*Your assignment:*
Every line below between the one holding "int tzr_jagged_to_padded_dense(const float*" and the one holding "float padding_value, float*", inclusive, should be copied exactly, and no other line.

Top of Data

int tzr_skinny_linear_fwd(const float* d_x, int64_t x_stride, const float* d_w, int64_t w_stride, const float* d_bias,
                          int64_t B, int K, int n_out, float* d_y, int64_t y_stride, void* stream);
size_t tzr_skinny_linear_bwd_workspace(int64_t B, int K, int n_out);
int tzr_skinny_linear_bwd(const float* d_grad_y, int64_t grad_y_stride, const float* d_x, int64_t x_stride,
                          const float* d_w, int64_t w_stride, int64_t B, int K, int n_out, float* d_grad_x,
                          int64_t grad_x_stride, float* d_grad_wb, void* ws, size_t ws_bytes, void* stream);
int tzr_skinny_linear_bwd_parts(const float* d_grad_y, int64_t grad_y_stride, const float* d_x, int64_t x_stride,
                                const float* d_w, int64_t w_stride, int64_t B, int K, int n_out, float* d_grad_x,
                                int64_t grad_x_stride, void* ws, size_t ws_bytes, int* out_G, int* out_P, void* stream);

int tzr_linear_bwd_relu_supported(int K, int H);
size_t tzr_linear_bwd_relu_workspace(int64_t N, int H);
int tzr_linear_bwd_relu(const float* d_grad_in, int64_t grad_in_stride, const float* d_w, int64_t w_stride,
                        const float* d_y, int64_t y_stride, int64_t N, int K, int H, float* d_grad_out,
                        int64_t grad_out_stride, float* d_colsum, void* ws, size_t ws_bytes, void* stream);

int tzr_linear_rows_supported(int K, int H);
int tzr_linear_rows(const float* d_in, int64_t in_stride, const float* d_w, int64_t w_stride, int w_out_major,
                    const float* d_bias, const float* d_rowvec, int64_t rowvec_stride, const int32_t* d_row_index, int relu,
                    int64_t N, int K, int H, float* d_out, int64_t out_stride, void* stream);
int tzr_linear_rows_wgrad_supported(int H, int K);
size_t tzr_linear_rows_wgrad_workspace(int64_t N, int H, int K);
int tzr_linear_rows_wgrad(const float* d_g, int64_t g_stride, const float* d_x, int64_t x_stride, int64_t N, int H, int K,
                          float* d_dw, int64_t dw_stride, int accumulate, void* ws, size_t ws_bytes, void* stream);

#define TZR_ADAM_MAX_TENSORS 32
typedef struct TzrAdamTensor {
  uint64_t param, grad, exp_avg, exp_avg_sq;
  uint64_t state;
  int64_t numel;
} TzrAdamTensor;

int tzr_dense_adam(const TzrAdamTensor* h_tensors, int n_tensors, const float* d_lr, float lr,
                   float beta1, float beta2, float eps, float weight_decay, void* stream);

#define TZR_ADAM_FUSED_STATE 40
#define TZR_ADAM_SRC_TENSOR 0
#define TZR_ADAM_SRC_ROWS 1
#define TZR_ADAM_SRC_WGRAD 2
typedef struct TzrAdamSource {
  int32_t kind, G, P, col;
  uint64_t parts;
  uint64_t reserved;
} TzrAdamSource;
typedef struct TzrWgradParts { uint64_t opaque[24]; } TzrWgradParts;
int tzr_dense_adam_fused(const TzrAdamTensor* h_tensors, const TzrAdamSource* h_sources, int n_tensors,
                         const TzrWgradParts* h_wgrad, const float* d_lr, float lr, float beta1, float beta2, float eps,
                         float weight_decay, void* stream);
typedef struct TzrPackedW1 {
  uint64_t param;
  uint64_t fwd_packed, bwd_packed;
} TzrPackedW1;
int tzr_dense_adam_fused_w1(const TzrAdamTensor* h_tensors, const TzrAdamSource* h_sources, int n_tensors,
                            const TzrWgradParts* h_wgrad, const float* d_lr, float lr, float beta1, float beta2, float eps,
                            float weight_decay, const TzrPackedW1* h_w1, void* stream);
#define TZR_DENSE_OPT_SGD 0
#define TZR_DENSE_OPT_ADAGRAD 1
#define TZR_DENSE_OPT_ADAM 2
#define TZR_DENSE_OPT_ADAMW 3
#define TZR_DENSE_OPT_ADADELTA 4
#define TZR_DENSE_OPT_RMSPROP 5
#define TZR_DENSE_OPT_MAX_GROUPS 8
#define TZR_DENSE_OPT_NESTEROV 1
typedef struct TzrDenseOptTensor {
  uint64_t param, grad, state0, state1, state;
  int64_t numel;
  int32_t group, reserved;
} TzrDenseOptTensor;
typedef struct TzrDenseOptGroup {
  int32_t kind, flags;
  uint64_t d_lr;
  float lr, weight_decay, eps, hp0, hp1, reserved;
} TzrDenseOptGroup;
int tzr_dense_optim_fused(const TzrDenseOptTensor* h_tensors, const TzrAdamSource* h_sources, int n_tensors,
                          const TzrDenseOptGroup* h_groups, int n_groups, const TzrWgradParts* h_wgrad, void* stream);
int tzr_mlp2_bwd_parts(const float* d_dhb, int64_t dhb_stride, const float* d_hb, int64_t hb_stride, const float* d_ha,
                       int64_t ha_stride, const float* d_x, int64_t x_stride, int64_t B, int K0, int H1, int H2,
                       const float* d_Wb, void* ws, size_t ws_bytes, int* out_G, int* out_P, void* stream);
int tzr_dot_interaction_top_wgrad_parts(const float* d_dense, int64_t dense_stride, const float* d_sparse, int64_t sparse_stride,
                                        int F, int D, int64_t B, const float* d_g1, int64_t g1_stride, int H, const float* d_scale,
                                        void* d_ws, int64_t ws_bytes, TzrWgradParts* h_out, void* stream);


#define TZR_ZCH_EMPTY INT64_MAX
#define TZR_ZCH_TOMB (INT64_MAX - 1)

typedef struct TzrZchModule {
  int64_t* keys;
  int32_t* rows;
  int64_t* counts;
  int64_t* last_iter;
  int64_t capacity;
  int64_t zch_size;
  int64_t reserved[2];
} TzrZchModule;

int tzr_zch_remap(const TzrZchModule* d_modules, const int32_t* d_key_module, int n_keys,
                  const int64_t* d_values, const int64_t* d_offsets, int64_t B, int uniform_bag_len,
                  int64_t n_values, int64_t iter, int profile, int64_t* d_out_values,
                  int64_t* d_candidates, void* stream);

int tzr_zch_remap_ring(const TzrZchModule* d_modules, const int32_t* d_key_module, int n_keys,
                       const int64_t* d_values, int64_t B, int uniform_bag_len, int64_t n_values,
                       const int64_t* d_iter, int profile, int64_t* d_out_values, const int32_t* d_key_cand,
                       int n_cand_keys, int64_t* d_cand_ring, int64_t ring_slots, void* stream);

int tzr_zch_build(const TzrZchModule* h_module, const int64_t* d_ids, const int32_t* d_rows,
                  int64_t n, void* stream);

int tzr_zch_update(const TzrZchModule* h_module, const int64_t* d_old_ids, const int64_t* d_new_ids,
                   const int32_t* d_rows, int64_t n, void* stream);

int tzr_zch_select_hist(const TzrZchModule* h_module, const int64_t* d_row_ids, const int64_t* d_new_ids,
                        const int64_t* d_new_cnt, int64_t n_new, int64_t cur_iter, int policy,
                        double decay_exponent, int field, int shift, int bits, uint64_t t1, int t2,
                        uint64_t t3, uint64_t* d_bins, void* stream);
int tzr_zch_select_mark(const TzrZchModule* h_module, const int64_t* d_row_ids, const int64_t* d_new_ids,
                        const int64_t* d_new_cnt, int64_t n_new, int64_t cur_iter, int policy,
                        double decay_exponent, int drop_none, uint64_t t1, int t2, uint64_t t3,
                        uint8_t* d_row_kept, uint8_t* d_new_kept, void* stream);

size_t tzr_mlp_workspace(void);
int tzr_mlp2_fwd(const float* d_x, int64_t x_stride, int64_t B, int K0, const float* d_Wa, const float* d_ba, int H1,
                 const float* d_Wb, const float* d_bb, int H2, float* d_ha, int64_t ha_stride, float* d_hb,
                 int64_t hb_stride, void* stream);
int tzr_mlp2_bwd(const float* d_dhb, int64_t dhb_stride, const float* d_hb, int64_t hb_stride, const float* d_ha,
                 int64_t ha_stride, const float* d_x, int64_t x_stride, int64_t B, int K0, int H1, int H2,
                 const float* d_Wb, float* d_dWa, float* d_dba, float* d_dWb, float* d_dbb, void* ws, size_t ws_bytes,
                 void* stream);
int tzr_mlp_tail(const float* d_y1, int64_t y1_stride, const void* d_labels, int labels_itemsize, int labels_are_float,
                 int64_t B, int H1, const float* d_W2, const float* d_b2, int H2, const float* d_w3, const float* d_b3,
                 float* d_logits, float* d_g1, int64_t g1_stride, float* d_dW2, float* d_db2, float* d_dw3,
                 float* d_scalars, float* d_db1, void* ws, size_t ws_bytes, void* stream);


int tzr_jagged_to_padded_dense(const float* d_values, int64_t values_stride,
                               const int64_t* d_offsets, int64_t B, int64_t max_len, int dim,
                               float padding_value, float* d_out, void* stream);
int tzr_padded_dense_to_jagged(const float* d_dense, const int64_t* d_offsets, int64_t B,
                               int64_t max_len, int dim, float* d_values, int64_t values_stride,
                               void* stream);

int tzr_segment_reduce_fwd(const float* d_values, int64_t values_stride, const int64_t* d_offsets,
                           int64_t S, int dim, int mode, float* d_out, int64_t out_stride,
                           void* stream);
int tzr_segment_reduce_bwd(const float* d_grad_out, int64_t grad_out_stride,
                           const int64_t* d_offsets, int64_t S, int dim, int mode,
                           float* d_grad_values, int64_t grad_values_stride, void* stream);

int tzr_jagged_segment_ids(const int64_t* d_offsets, int64_t B, int64_t N, int32_t* d_seg, void* stream);
int tzr_din_assemble_fwd(const float* d_kv, int64_t kv_stride, const float* d_q, int64_t q_stride,
                         const int32_t* d_seg, int64_t B, int64_t N, int D, float* d_X, int64_t x_stride,
                         void* stream);
int tzr_din_assemble_bwd(const float* d_dX, int64_t x_stride, const float* d_kv, int64_t kv_stride,
                         const float* d_q, int64_t q_stride, const int32_t* d_seg, const int64_t* d_offsets,
                         int64_t B, int64_t N, int D, float* d_dkv, int64_t dkv_stride, int accumulate_dkv,
                         float* d_dq, int64_t dq_stride, void* stream);
int tzr_din_assemble2_fwd(const float* d_kv, int64_t kv_stride, const float* d_q, int64_t q_stride, const int32_t* d_seg, int64_t B,
                          int64_t N, int D, float* d_X, int64_t x_stride, void* stream);
int tzr_din_assemble2_bwd(const float* d_dX, int64_t x_stride, const float* d_kv, int64_t kv_stride, const float* d_q,
                          int64_t q_stride, const int32_t* d_seg, const int64_t* d_offsets, int64_t B, int64_t N, int D,
                          float* d_dkv, int64_t dkv_stride, int accumulate_dkv, const float* d_dq_add, int64_t dq_add_stride,
                          float* d_dq, int64_t dq_stride, void* stream);
int tzr_din_attn_fwd(const float* d_h, int64_t h_stride, int H, const float* d_w, const float* d_bias,
                     const float* d_kv, int64_t kv_stride, int D, const int64_t* d_offsets, int64_t B,
                     int64_t max_len, float* d_out, int64_t out_stride, float* d_p, void* stream);
int tzr_din_attn_bwd(const float* d_grad_out, int64_t grad_out_stride, const float* d_p, const float* d_kv,
                     int64_t kv_stride, int D, const int64_t* d_offsets, int64_t B, int64_t max_len, float* d_ds,
                     float* d_dkv, int64_t dkv_stride, void* stream);

int tzr_jagged_dot_attn_fwd(const float* d_kv, int64_t kv_stride, const float* d_q, int64_t q_stride, int D,
                            const int64_t* d_offsets, int64_t B, int64_t N, int64_t max_len, float* d_out,
                            int64_t out_stride, float* d_p, void* stream);
int tzr_jagged_dot_attn_bwd(const float* d_grad_out, int64_t grad_out_stride, const float* d_p, const float* d_kv,
                            int64_t kv_stride, const float* d_q, int64_t q_stride, int D, const int64_t* d_offsets,
                            int64_t B, int64_t N, int64_t max_len, float* d_dkv, int64_t dkv_stride, float* d_dq,
                            int64_t dq_stride, void* stream);
int tzr_jagged_pool_fwd(const float* d_kv, int64_t kv_stride, int D, const int64_t* d_offsets, int64_t B, int64_t N,
                        int64_t max_len, int mode, float* d_out, int64_t out_stride, void* stream);
int tzr_jagged_pool_bwd(const float* d_grad_out, int64_t grad_out_stride, int D, const int64_t* d_offsets, int64_t B,
                        int64_t N, int64_t max_len, int mode, float* d_dkv, int64_t dkv_stride, void* stream);

int tzr_cross_fwd(const float* d_x, int64_t x_stride, const float* const* h_w, const float* const* h_b, int L, int64_t B, int D,
                  float* d_y, int64_t y_stride, float* d_s, void* stream);
size_t tzr_cross_bwd_workspace(int64_t B, int D, int L);
int tzr_cross_bwd(const float* d_grad_y, int64_t gy_stride, const float* d_x, int64_t x_stride, const float* d_s,
                  const float* const* h_w, const float* const* h_b, int L, int64_t B, int D, float* d_dx, int64_t dx_stride,
                  float* d_dw, float* d_db, void* ws, size_t ws_size, void* stream);

int tzr_cross_v2_fwd(const float* d_x, int64_t x_stride, const float* const* h_u, const float* const* h_v, const float* const* h_c,
                     int L, int64_t B, int D, int R, float* d_y, int64_t y_stride, float* d_xs, float* d_t, void* stream);
size_t tzr_cross_v2_bwd_workspace(int64_t B, int D, int R, int L);
int tzr_cross_v2_bwd(const float* d_grad_y, int64_t gy_stride, const float* d_x, int64_t x_stride, const float* d_xs, const float* d_t,
                     const float* const* h_u, const float* const* h_v, const float* const* h_c, int L, int64_t B, int D, int R,
                     float* d_dx, int64_t dx_stride, float* d_du, float* d_dv, float* d_dc, void* ws, size_t ws_size, void* stream);

int tzr_ln_mask_fwd(const float* const* h_x, const int64_t* h_x_stride, const float* const* h_gamma, const float* const* h_beta,
                    const float* const* h_m, const int64_t* h_m_stride, float* const* h_out, const int64_t* h_out_stride, int n_out,
                    int shared_x, int relu, float eps, int64_t B, int D, float* d_stats, void* stream);
size_t tzr_ln_mask_bwd_workspace(int64_t B, int D, int n_out, int shared_x);
int tzr_ln_mask_bwd(const float* const* h_gout, const int64_t* h_gout_stride, const float* const* h_x, const int64_t* h_x_stride,
                    const float* const* h_gamma, const float* const* h_beta, const float* const* h_m, const int64_t* h_m_stride,
                    const float* d_stats, int n_out, int shared_x, int relu, int64_t B, int D, float* const* h_gx,
                    const int64_t* h_gx_stride, float* const* h_gm, const int64_t* h_gm_stride, float* d_dgamma, float* d_dbeta,
                    void* ws, size_t ws_size, void* stream);

int tzr_cin_fwd(const float* d_x, int64_t x_stride, const float* const* h_w, const float* const* h_c, const int* h_layers, int L,
                int64_t B, int F, int D, float* const* h_xs, float* d_y, int64_t y_stride, void* stream);
size_t tzr_cin_bwd_workspace(int64_t B, int F, int D, const int* h_layers, int L);
int tzr_cin_bwd(const float* d_grad_y, int64_t gy_stride, const float* d_x, int64_t x_stride, const float* const* h_w,
                const int* h_layers, int L, int64_t B, int F, int D, float* const* h_xs, float* d_gx, int64_t gx_stride,
                float* d_dwc, void* ws, size_t ws_size, void* stream);

int tzr_wukong_fm_fwd(const float* d_x, int64_t x_stride, const float* d_w, const float* d_gamma, const float* d_beta, float eps,
                      int64_t B, int F, int D, int k, float* d_out, int64_t out_stride, float* d_stats, void* stream);
size_t tzr_wukong_fm_bwd_workspace(int64_t B, int F, int D, int k);
int tzr_wukong_fm_bwd(const float* d_gout, int64_t gout_stride, const float* d_x, int64_t x_stride, const float* d_w,
                      const float* d_gamma, const float* d_stats, int64_t B, int F, int D, int k, float* d_gx, int64_t gx_stride,
                      float* d_dparams, void* ws, size_t ws_size, void* stream);
int tzr_wukong_mix_fwd(const float* d_x, int64_t x_stride, const float* d_fm, int64_t fm_stride, const float* d_wl, const float* d_wr,
                       const float* d_gamma, const float* d_beta, float eps, int64_t B, int F, int D, int Ff, int Fl, float* d_out,
                       int64_t out_stride, float* d_stats, void* stream);
size_t tzr_wukong_mix_bwd_workspace(int64_t B, int F, int D, int Ff, int Fl);
int tzr_wukong_mix_bwd(const float* d_gout, int64_t gout_stride, const float* d_x, int64_t x_stride, const float* d_fm, int64_t fm_stride,
                       const float* d_wl, const float* d_wr, const float* d_gamma, const float* d_stats, int64_t B, int F, int D, int Ff,
                       int Fl, float* d_gx, int64_t gx_stride, float* d_gfm, int64_t gfm_stride, float* d_dparams, void* ws,
                       size_t ws_size, void* stream);

int tzr_comm_available(const char* librccl_path);
int tzr_comm_version(const char* librccl_path);
int tzr_comm_unique_id(const char* librccl_path, void* out, size_t out_bytes);
int tzr_comm_create(const char* librccl_path, const void* unique_id, size_t id_bytes, int world, int rank,
                    void** out_comm);
int tzr_comm_destroy(void* comm);
int tzr_comm_all_to_all(void* comm, const void* d_send, void* d_recv, int64_t bytes_per_peer, void* stream);
int tzr_comm_all_reduce(void* comm, float* d_buf, int64_t count, int average, void* stream);
int tzr_step_create(void** out_program);
int tzr_step_destroy(void* program);
int tzr_step_add_graph(void* program, void* graph_exec );
int tzr_step_add_all_to_all(void* program, void* comm, const void* d_send, void* d_recv, int64_t bytes_per_peer, int sync);
int tzr_step_add_all_reduce(void* program, void* comm, float* d_buf, int64_t count, int average, int sync);
int tzr_step_add_wait(void* program, int collective_op);
int tzr_step_num_ops(void* program);
int tzr_step_run(void* program, void* stream);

Bottom of Data

*Problem solution:*
int tzr_jagged_to_padded_dense(const float* d_values, int64_t values_stride,
                               const int64_t* d_offsets, int64_t B, int64_t max_len, int dim,
                               float padding_value, float* d_out, void* stream);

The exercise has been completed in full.